Fortunately, the foul flood quickly stopped and we were left to pick ourselves up of the floor and inspect the result of Myrtle's little temper-tantrum. The bathroom was a mess.
"Well, that was fun." Nel drawled her voice dry as a desert. I think it even dried my wet robes out a bit.
"I didn't think she was quite this volatile," I said absently.
"I would think the fact that this bathroom is abandoned would be an indication," Nel told me pointedly.
I sighed and pushed my wet hair out of my eyes before casting a couple of charms on myself and Nel, causing the fabric of our clothes to become instantly hydrophobic. Water suddenly, and ironically, washed right off us, splashing to the floor around our feet. Another spell caused a warm gust of air to blast us, taking away the lingering chill of our surprise dousing. Last was a cleaning charm because I don't want to know what was in that water.
"I guess," I said as I started to cast charms to get rid of the water and... other stuff fouling up this place.
Nel narrowed her eyes at me. "You're gonna try again, aren't you?"
I shrugged.
"I'm not coming with the next time." She proclaimed resolutely.
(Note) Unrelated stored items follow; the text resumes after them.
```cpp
template <int MODE, int NW, bool ONE>
__device__ __forceinline__ void resolve_segments(const SplitParams& P, uint8_t* lds, int tid, int lane, int wave) {
    const int S = P.seg_tiles;
    ScanLdsT<NW>& scan = *reinterpret_cast<ScanLdsT<NW>*>(lds + lds_shift(MODE) + kLdsScan);
    int* misc = reinterpret_cast<int*>(lds + lds_shift(MODE) + kLdsMisc);
    int* fix_t = reinterpret_cast<int*>(lds + lds_shift(MODE) + kLdsTf);
    int2* fix_in = reinterpret_cast<int2*>(lds + lds_shift(MODE) + kLdsSumm);
    bool tables_loaded = ONE;

    for (int64_t seg = ONE ? 0 : (int64_t)blockIdx.x; seg < (ONE ? 1 : P.n_segs); seg += ONE ? 1 : (int64_t)gridDim.x) {
        const int64_t T0 = seg * S;
        const int64_t T1 = min(T0 + S, P.n_tiles);
        const int n_seg = (int)(T1 - T0);
        if (tid == 0) misc[0] = 0;
        const int64_t t = T0 + tid;
        int4 s = make_int4(0, 0, 0, 0);
        if (tid < n_seg) s = P.summ[t];
        Fn64 pf = fn_identity();
        Hd64 sh = hd_identity();
        if (P.n_segs > 1) {
            const int64_t per = (P.n_segs + NW * 64 - 1) / (NW * 64);
            const int64_t lo = min((int64_t)tid * per, P.n_segs), hi = min(lo + per, P.n_segs);
            Fn64 f = fn_identity();
            Hd64 h = hd_identity();
            for (int64_t j = lo; j < hi; ++j) {
// ... 411 lines not shown
    if (s > kSegMax) s = kSegMax;
    *seg_tiles = (int)s;
    *n_segs = (n_tiles + s - 1) / s;
}

void plan_launch(int64_t n_tiles, int n_cu, bool in_flow, int mode, bool one_launch_ok, LaunchPlan* L) {
    const int wpb = tile_wpb(mode);
    int n_cu_eff = n_cu;
    if (in_flow && n_cu >= 64) {
        const int cand[3] = {n_cu * 7 / 8, n_cu * 13 / 16, n_cu * 3 / 4};
        int best = cand[0], best_fill = -1;
        for (int c = 0; c < 3; ++c) {
            int st_ = 0;
            int64_t ns_ = 0;
            plan_segments(n_tiles, cand[c], &st_, &ns_);
            const int fill = (st_ - 1) % wpb + 1;
            if (fill * 2 >= wpb) { best = cand[c]; break; }
            if (fill > best_fill) { best = cand[c]; best_fill = fill; }
        }
        n_cu_eff = best;
    }
    if (n_cu_eff < 8) n_cu_eff = n_cu < 8 ? n_cu : 8;
    L->n_cu_eff = n_cu_eff;
    plan_segments(n_tiles, n_cu_eff, &L->seg_tiles, &L->n_segs);
    L->one_launch = one_launch_ok && n_tiles <= kOneSegTiles && (mode == kModeBits || mode == kModeRules);
    if (L->one_launch) {
        L->seg_tiles = (int)(n_tiles < kOneSegTiles ? kOneSegTiles : n_tiles);
        L->n_segs = 1;
    }
    L->grid = L->one_launch ? 1 : (int)(L->n_segs < n_cu ? (L->n_segs < 1 ? 1 : L->n_segs) : n_cu);
    L->rounds = (L->n_segs + L->grid - 1) / L->grid;
    L->fast_tail = !L->one_launch && n_tiles <= kFastTailTiles && (mode == kModeBits || mode == kModeRules);
    L->pf = mode == kModeBits && in_flow && !L->fast_tail && !L->one_launch ? kCpsPrefetchRowsFlow : kCpsPrefetchRows;
    L->wpb = L->one_launch ? kWPB : wpb;
    const bool narrow_resolve = mode == kModeBits || mode == kModeBytes || mode == kModeLatin1 || mode == kModeUcs2;
    L->nw = L->one_launch || !narrow_resolve ? kWPB : (L->seg_tiles <= 128 ? 2 : (L->seg_tiles <= 256 ? 4 : kWPB));
}

hipError_t launch_split_tiles(const SplitParams& P, int mode, const LaunchPlan& L, hipStream_t st) {
    const dim3 grid(L.grid), block(kWPB * 64);
    if (mode == kModeBits && L.pf == kCpsPrefetchRowsFlow) hipLaunchKernelGGL((k_tiles_main<kModeBits, false, kCpsPrefetchRowsFlow>), grid, block, 0, st, P);
    else if (mode == kModeBits && L.fast_tail) hipLaunchKernelGGL((k_tiles_main<kModeBits, true>), grid, block, 0, st, P);
    else if (mode == kModeRules && L.fast_tail) hipLaunchKernelGGL((k_tiles_main<kModeRules, true>), grid, block, 0, st, P);
    else if (mode == kModeBits) hipLaunchKernelGGL((k_tiles_main<kModeBits>), grid, block, 0, st, P);
    else if (mode == kModeValues) hipLaunchKernelGGL((k_tiles_main<kModeValues>), grid, block, 0, st, P);
    else if (mode == kModeRules) hipLaunchKernelGGL((k_tiles_main<kModeRules>), grid, block, 0, st, P);
    else if (mode == kModeBytes) hipLaunchKernelGGL((k_tiles_main<kModeBytes>), grid, dim3(tile_wpb(kModeBytes) * 64), 0, st, P);
    else if (mode == kModeLatin1) hipLaunchKernelGGL((k_tiles_main<kModeLatin1>), grid, dim3(tile_wpb(kModeLatin1) * 64), 0, st, P);
    else if (mode == kModeUcs2) hipLaunchKernelGGL((k_tiles_main<kModeUcs2>), grid, dim3(tile_wpb(kModeUcs2) * 64), 0, st, P);
    else if (mode == kModeBytesRules) hipLaunchKernelGGL((k_tiles_main<kModeBytesRules>), grid, block, 0, st, P);
    else if (mode == kModeLatin1Rules) hipLaunchKernelGGL((k_tiles_main<kModeLatin1Rules>), grid, block, 0, st, P);
    else if (mode == kModeUcs2Rules) hipLaunchKernelGGL((k_tiles_main<kModeUcs2Rules>), grid, block, 0, st, P);
    else if (mode == kModeValuesRules) hipLaunchKernelGGL((k_tiles_main<kModeValuesRules>), grid, block, 0, st, P);
    else hipLaunchKernelGGL((k_tiles_main<kModeBlockMask>), grid, block, 0, st, P);
    return hipGetLastError();
}

hipError_t launch_one_segment(const SplitParams& P, int mode, hipStream_t st) {
    if (P.n_segs != 1 || P.seg_tiles < P.n_tiles || P.n_tiles > kOneSegTiles || (mode != kModeBits && mode != kModeRules))
        return hipErrorInvalidValue;
    if (mode == kModeBits) hipLaunchKernelGGL((k_one_segment<kModeBits>), dim3(1), dim3(kWPB * 64), 0, st, P);
    else hipLaunchKernelGGL((k_one_segment<kModeRules>), dim3(1), dim3(kWPB * 64), 0, st, P);
    return hipGetLastError();
}

hipError_t launch_resolve_fix(const SplitParams& P, int mode, const LaunchPlan& L, hipStream_t st) {
    if (L.nw * 64 < P.seg_tiles) return hipErrorInvalidValue;
    const dim3 grid(L.grid), block(kWPB * 64);
#define LATOK_RESOLVE_NW(M)                                                                            \
    if (L.nw == 2) hipLaunchKernelGGL((k_resolve_fix<M, 2>), grid, dim3(128), 0, st, P);               \
    else if (L.nw == 4) hipLaunchKernelGGL((k_resolve_fix<M, 4>), grid, dim3(256), 0, st, P);          \
    else hipLaunchKernelGGL((k_resolve_fix<M, kWPB>), grid, block, 0, st, P)
    if (mode == kModeBits) { LATOK_RESOLVE_NW(kModeBits); }
    else if (mode == kModeValues) hipLaunchKernelGGL((k_resolve_fix<kModeValues, kWPB>), grid, block, 0, st, P);
    else if (mode == kModeRules) hipLaunchKernelGGL((k_resolve_fix<kModeRules, kWPB>), grid, block, 0, st, P);
    else if (mode == kModeBytesRules) hipLaunchKernelGGL((k_resolve_fix<kModeBytesRules, kWPB>), grid, block, 0, st, P);
    else if (mode == kModeLatin1Rules) hipLaunchKernelGGL((k_resolve_fix<kModeLatin1Rules, kWPB>), grid, block, 0, st, P);
// ... 23 lines not shown
```

latok_amd/csrc/tile_core.h:

```cpp
#ifndef LATOK_TILE_CORE_H
#define LATOK_TILE_CORE_H
#include <hip/hip_runtime.h>
#include <stdint.h>

#include "kernels.h"
#include "lane_math.h"
#include "utf8_decode.h"
#include "wave_ops.h"

namespace latok {

#ifdef LATOK_STAMPS
#define LATOK_STAMP(k)                                                                           \
    do {                                                                                         \
        __builtin_amdgcn_sched_barrier(0);                                                       \
        unsigned long long t_;                                                                   \
        asm volatile("s_memtime %0\n\ts_waitcnt lgkmcnt(0)" : "=s"(t_)::"memory");            \
        __builtin_amdgcn_sched_barrier(0);                                                       \
        if ((k) > 0) stamp_acc[(k)] += t_ - stamp_prev;                                          \
        stamp_prev = t_;                                                                         \
    } while (0)
#define LATOK_STAMP_ARG , stamp_acc
#define LATOK_STAMP_PARAM , unsigned long long* stamp_acc
#define LATOK_STAMP_NULL , nullptr
// ... 226 lines not shown
    return *reinterpret_cast<const uint2*>(ltab + ((W & 0xFFu) << 3));
}
__device__ __forceinline__ bool lead_index(uint2 q, uint32_t W, uint32_t* off2, uint32_t* R) {
    lk_lead_entry e;
    e.sel = q.x; e.hi0 = q.y;
    uint32_t o;
    const bool bad = lk_lead_index(e, W, &o, R);
    *off2 = min(o, 2u * (uint32_t)(kB6Stage1Len - 1));
    return bad;
}

template <int Q>
__device__ __forceinline__ uint32_t bytes_slot_window(const uint32_t (&w)[5], uint32_t m, uint32_t* r8_out) {
    const uint32_t r8 = (uint32_t)__builtin_ctz(m | 0x80000000u) & 24u;
    *r8_out = r8;
    return __builtin_amdgcn_alignbit(w[Q + 1], w[Q], r8);
}

__device__ __forceinline__ uint32_t bytes_halo_load(const uint8_t* __restrict__ u8, int64_t t0, int64_t total, int lane) {
    uint32_t hb = 0;
    if (lane == 0) {
        if (t0 > 0) hb = *reinterpret_cast<const uint32_t*>(u8 + t0 - 4);
    } else if (lane < 12) {
        const int64_t q = t0 + kTile + (lane - 1);
        if (q < total) hb = u8[q];
    }
    return hb;
}

constexpr int kCpsPrefetchMax = kCpsPrefetchRowsFlow;
struct CpsPrefetch {
    u32x4 v[kCpsPrefetchMax];
    bool valid;
};

__device__ __forceinline__ bool bytes_phase1(const SplitParams& P, const TileLds& L, int64_t t0, int lane
#ifdef LATOK_STAMPS
                                             , unsigned long long* stamp_acc, unsigned long long& stamp_prev
#endif
                                             ) {
    const int64_t total = P.total;
    const uint8_t* __restrict__ u8 = P.u8;
    uint32_t hb = bytes_halo_load(u8, t0, total, lane);
    u32x4 v[4];
    if (t0 + kTile <= total) {
        const u32x4* src = reinterpret_cast<const u32x4*>(u8 + t0) + lane;
#pragma unroll
        for (int i = 0; i < 4; ++i) v[i] = __builtin_nontemporal_load(src + 64 * i);
    } else {
#pragma unroll 1
        for (int i = 0; i < 4; ++i) {
            uint32_t d[4] = {0, 0, 0, 0};
            const int64_t p = t0 + 1024 * i + 16 * lane;
            for (int j = 0; j < 16; ++j)
                if (p + j < total) d[j >> 2] |= (uint32_t)u8[p + j] << (8 * (j & 3));
            v[i].x = d[0]; v[i].y = d[1]; v[i].z = d[2]; v[i].w = d[3];
        }
    }
    uint32_t hi_bits = (hb | v[0].x | v[0].y | v[0].z | v[0].w) & 0x80808080u;
    if (__all(hi_bits == 0u)) {
#pragma unroll
        for (int i = 1; i < 4; ++i) hi_bits |= (v[i].x | v[i].y | v[i].z | v[i].w) & 0x80808080u;
    }
    if (lane < 2) *reinterpret_cast<lk_u64*>(L.halo + 8u * lane) = 0ull;
    const bool all_ascii = __all(hi_bits == 0u);
    wave_lds_sync();
    LATOK_STAMP(11);
// ... 139 lines not shown
                }
            }
            *reinterpret_cast<uint4*>(L.stage + stage_addr(1024u * (i0 + a) + 16u * lane)) = make_uint4(out[a][0], out[a][1], out[a][2], out[a][3]);
        }
    }
    LATOK_STAMP(13);
    {
        const int k = lane - 1;
        const bool in_win = lane >= 1 && lane < 9 && t0 + kTile + k < total;
        const uint32_t b1 = (uint32_t)dpp_mov<kDppWaveShl1, 0xF>(0, (int)hb) & 0xFFu;
        const uint32_t b2 = (uint32_t)dpp_mov<kDppWaveShl1, 0xF>(0, (int)b1) & 0xFFu;
        const uint32_t b3 = (uint32_t)dpp_mov<kDppWaveShl1, 0xF>(0, (int)b2) & 0xFFu;
        const uint32_t W = (hb & 0xFFu) | (b1 << 8) | (b2 << 16) | (b3 << 24);
        const uint32_t b0 = W & 0xFFu;
        const uint32_t my_code = classify1_b6(L.t1b, L.t2b, b0 < 0x80u ? b0 : utf8_cp_of(W));
        if (in_win) L.halo[8 + k] = (uint8_t)(u8_is_cont(b0) ? LK_CODE_CONT : my_code);
    }
    return false;
}
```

"Fair enough." I sighed before making for the door. "Come on, we are done here for now. Lets head down to the dungeons."
"If this ends up being another bathroom I'm waiting outside," Nel promised before following me.
"I don't think they have bathrooms in the dungeons," I said.
"You never know with Hogwarts," Nel stated.
"Point."
---
The Hogwarts dungeons are an extensive complex of labyrinthian corridors that burrowed down deep under the castle proper and even extended partway under the great lake, which was where the Slytherin Common Room was located. I'd bet a fair amount that parts extended into the Forbidden Forest as well. But there was no proof of that. But I was certain that the dungeons were as chock full of secret rooms and passages as the rest of the castle. The Chamber of Secrets was a good example if nothing else. And the Room of Requirement has a permanent entrance down there somewhere as well.
Also, Paddy had told me about the existence of one particular room that wasn't known to many, unless you were a ghost. The entrance for this unusual hidden room was located down in the very bowels of the dungeons, a place that had been mostly undisturbed through the centuries. Paddy had told me that the only inhabitants nowadays were ghosts and other spiritual beings. I had been suprised to find that the DADA teachers generally sourced their Boggarts from the dungeons, which was probably where Remus Lupin had captured the one he had used for his class. Well, not really. Dumbledore thought it was a good idea to have Cerberus housed on the third floor so I suppose that having Boggarts and other sundry beings lurking in the dungeons wasn't much of a stretch.
Originally the dungeons had been intended to function as storerooms that supplied the needs of the castle, and for a time they likely served that purpose, but the advent of space expansion charms not too long after Hogwarts was finished made the need for the extra space moot. Over time, the massive underground maze of chambers and halls had fallen into disuse and nowadays not even the Slytherins that made the dungeons their home moved about its moist hallways more then they had to.
I really couldn't blame them, the place was wet and cold, feeling like one of those gruesome fall evenings where the weather can't decide if it should be raining or snowing so it tried to do both. And me and Nel were heading towards the deepest place of this miserable place.
It took me a bit to locate the right hallways and then find the doorway. The portal was opened in a similar manner to the doorway that leads from the Leaky Cauldron to Diagon Alley, by tapping a specific set of stones in the right order. We watched as the hidden door folded in on itself and revealed a wall of opaque wet green crystal blocking the way.
"Huh," I said, surprised, before shaking myself and blowing the green wall inwards with a gesture.
The room beyond was pitch black, of course, so I cast my personal light spell. What was revealed was something to see. The room beyond was more of a hall, and if I'd guess it almost matched the great hall above for sheer size. That is if it wasn't filled by wetly gleaming crystal from the floor to the ceiling. It didn't look like we had entered a hall present in a castle, but a dimply lit cave of some sort. Thick sheets of green crystal covered every wall and giant spikes, like stalactites, were shooting down from the ceiling and were met by stalagmites thrusting up from the floor. There was also a large number of broken crystals, stalagmites that had fallen from the ceiling, littering the floor alongside pools of viscous fluid.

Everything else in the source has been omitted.